Is there any reason not to do Intermittent Fasting?
Since there are so many benefits, is there anyone who should not try this way of
eating? The first group of people that should not do IF would be pregnant and
nursing women. The key focus at this time should be to nourish a growing baby.
Another group of people that may not be the best candidate for IF, are people who
are suffering from adrenal fatigue, better known in the functional world as
Hypothalamic-Pituitary Axis Dysregulation (HPA-D). These people are more prone
to hypoglycemia, most likely have low energy, may not sleep well, or feel tired even
after a good night’s sleep, basically a feeling of being worn out. Typically a person
in this situation already has more than one stressor, so instead of IF playing a
beneficial role, it can become another strain on the body, which can further them in
the wrong direction.

How to do intermittent fasting?
The following are bullet points to help you:

  • It is best to start on a day that is low stress; or at least not on a day you do a
    hard workout in the gym!
  • During fasting periods, consume only water, tea, or black coffee. If desired, a
    small amount of ghee or coconut oil in a hot beverage is permitted during the
    fasting periods.
  • Start with a 14- to 16-hour fast three to four times a week. This means all
    food is consumed within an eight- to 10- hour window, i.e., 10 a.m. to 8 p.m.
    or 10 p.m. to 6 p.m. each day. (Women tend to do better with slightly shorter
    fasts when compared with men.)
  • You can try to progress to a 16-hour fast each day of the week where all food
    is consumed within an eight-hour window each day.
  • If desired and tolerated, you may add a 40-hour fast once or twice a month.
    For example, if you eat between 12 and 8 p.m., you would finish your last
    meal on Friday night at 8 p.m. and not eat again until Sunday at 12 p.m. T​his
    is a more advanced strategy and should only be done by those who
    already have experience with fasting.

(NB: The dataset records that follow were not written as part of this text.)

int mgx_rollout_autoreset(const MgxSpec *spec, int64_t batch, int32_t steps, const MgxAutoReset *ar, MgxCell *grid,
                          uint8_t *agents, uint64_t *rng, int32_t *step_count, const int8_t *actions, uint8_t *aux,
                          uint8_t *obs, uint8_t *dir, double *reward, uint8_t *terminated, uint8_t *truncated,
                          int32_t *err, void *stream) {
    if (!ar || steps < 0) return MGX_ERR_INVALID_ARGUMENT;
    MgxStepArgs sa = step_args(grid, agents, rng, step_count, actions, aux, obs, dir, reward, terminated, truncated, err);
    sa.auto_reset = ar;
    if (steps == 0) return check_spec(spec, batch, LaunchForm::rollout());
    sa.steps = steps;
    return step_common(spec, batch, sa, stream);
}

int mgx_step_one_hot(const MgxSpec *spec, int64_t batch, const MgxAutoReset *ar, MgxCell *grid, uint8_t *agents,
                     uint64_t *rng, int32_t *step_count, const int8_t *actions, uint8_t *aux,
                     uint8_t *obs_one_hot, uint8_t *dir, double *reward, uint8_t *terminated, uint8_t *truncated,
                     int32_t *err, void *stream) {
    MgxStepArgs sa = step_args(grid, agents, rng, step_count, actions, aux, obs_one_hot, dir, reward, terminated, truncated, err);
    sa.auto_reset = ar; sa.one_hot = 1;
    return step_common(spec, batch, sa, stream);
}

int mgx_stage_generate(const MgxSpec *spec, int64_t batch, const MgxLayoutGen *gen, const uint64_t *rng, const int32_t *episode,
                       void *stream) {
    const LaunchForm form = LaunchForm::step().with_generate();
    int rc = check_spec(spec, batch, form);
    if (rc) return rc;
    if (batch == 0) return MGX_OK;
    if (spec->cell_bytes == 1 || spec->cell_bytes == 3) return MGX_ERR_UNSUPPORTED;
    if (!gen || !rng || !episode || !gen->blank || !gen->gen_state || !stage_present(*spec, gen->stage)) return MGX_ERR_INVALID_ARGUMENT;
    if (stage_misaligned(gen->stage) || misaligned(gen->gen_state, 8) || misaligned(rng, 8) || misaligned(episode, 4))
        return MGX_ERR_INVALID_ARGUMENT;
    rc = check_generator(spec, gen);
    if (rc) return rc;
    LaunchPlan lp;
    rc = plan_launch(lp, *spec, batch, form);
    if (rc) return rc;
    if (!stage_fits(lp)) return MGX_ERR_UNSUPPORTED;
    if (!stage_candidates_ok(gen)) return MGX_ERR_INVALID_ARGUMENT;
    if (gen->stage.candidates > 0) return mgx_internal_stage_candidates(spec, batch, gen, episode, stream);
    KernelArgs &ka = lp.ka;
    ka.rng = const_cast<uint64_t *>(rng);
    ka.episode = const_cast<int32_t *>(episode);
    ka.gen = *gen;
    ka.gen.stage.phase = -2;
    ka.gen.stage.lead = ka.gen.stage.lead < 2 ? 2 : ka.gen.stage.lead;
    ka.gen_first_wg = 0;
    ka.T = 1;
    lp.nwg = lp.workgroups_for((batch + 63) / 64);
    if (lp.nwg > INT_MAX) return MGX_ERR_UNSUPPORTED;
    return launch(lp, static_cast<hipStream_t>(stream));
}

It’s important to listen to your body​ and only fast on days when you feel up to it.
You must take other life stressors into account and recognize that intermittent
fasting, while often beneficial, is another stress on the body. When background
levels of stress are low to moderate, this can be beneficial, but when they are high,
intermittent fasting can cause problems.

It’s also important to monitor sleep, energy levels, and cognitive function. If any of
these start to decline, it may be time to reconsider how often to fast.
Finally, while fasting is great, keep in mind that the way you break your fast is just as
important. It’s completely counterproductive to fast and then immediately binge on
unhealthy foods. In other words, don’t break your fast by going through the drive-thru or eating a bunch of white bread or sugar. Try a meal with plenty of protein, fiber,
vegetables, and healthy fats to break your fast. Your body will thank you!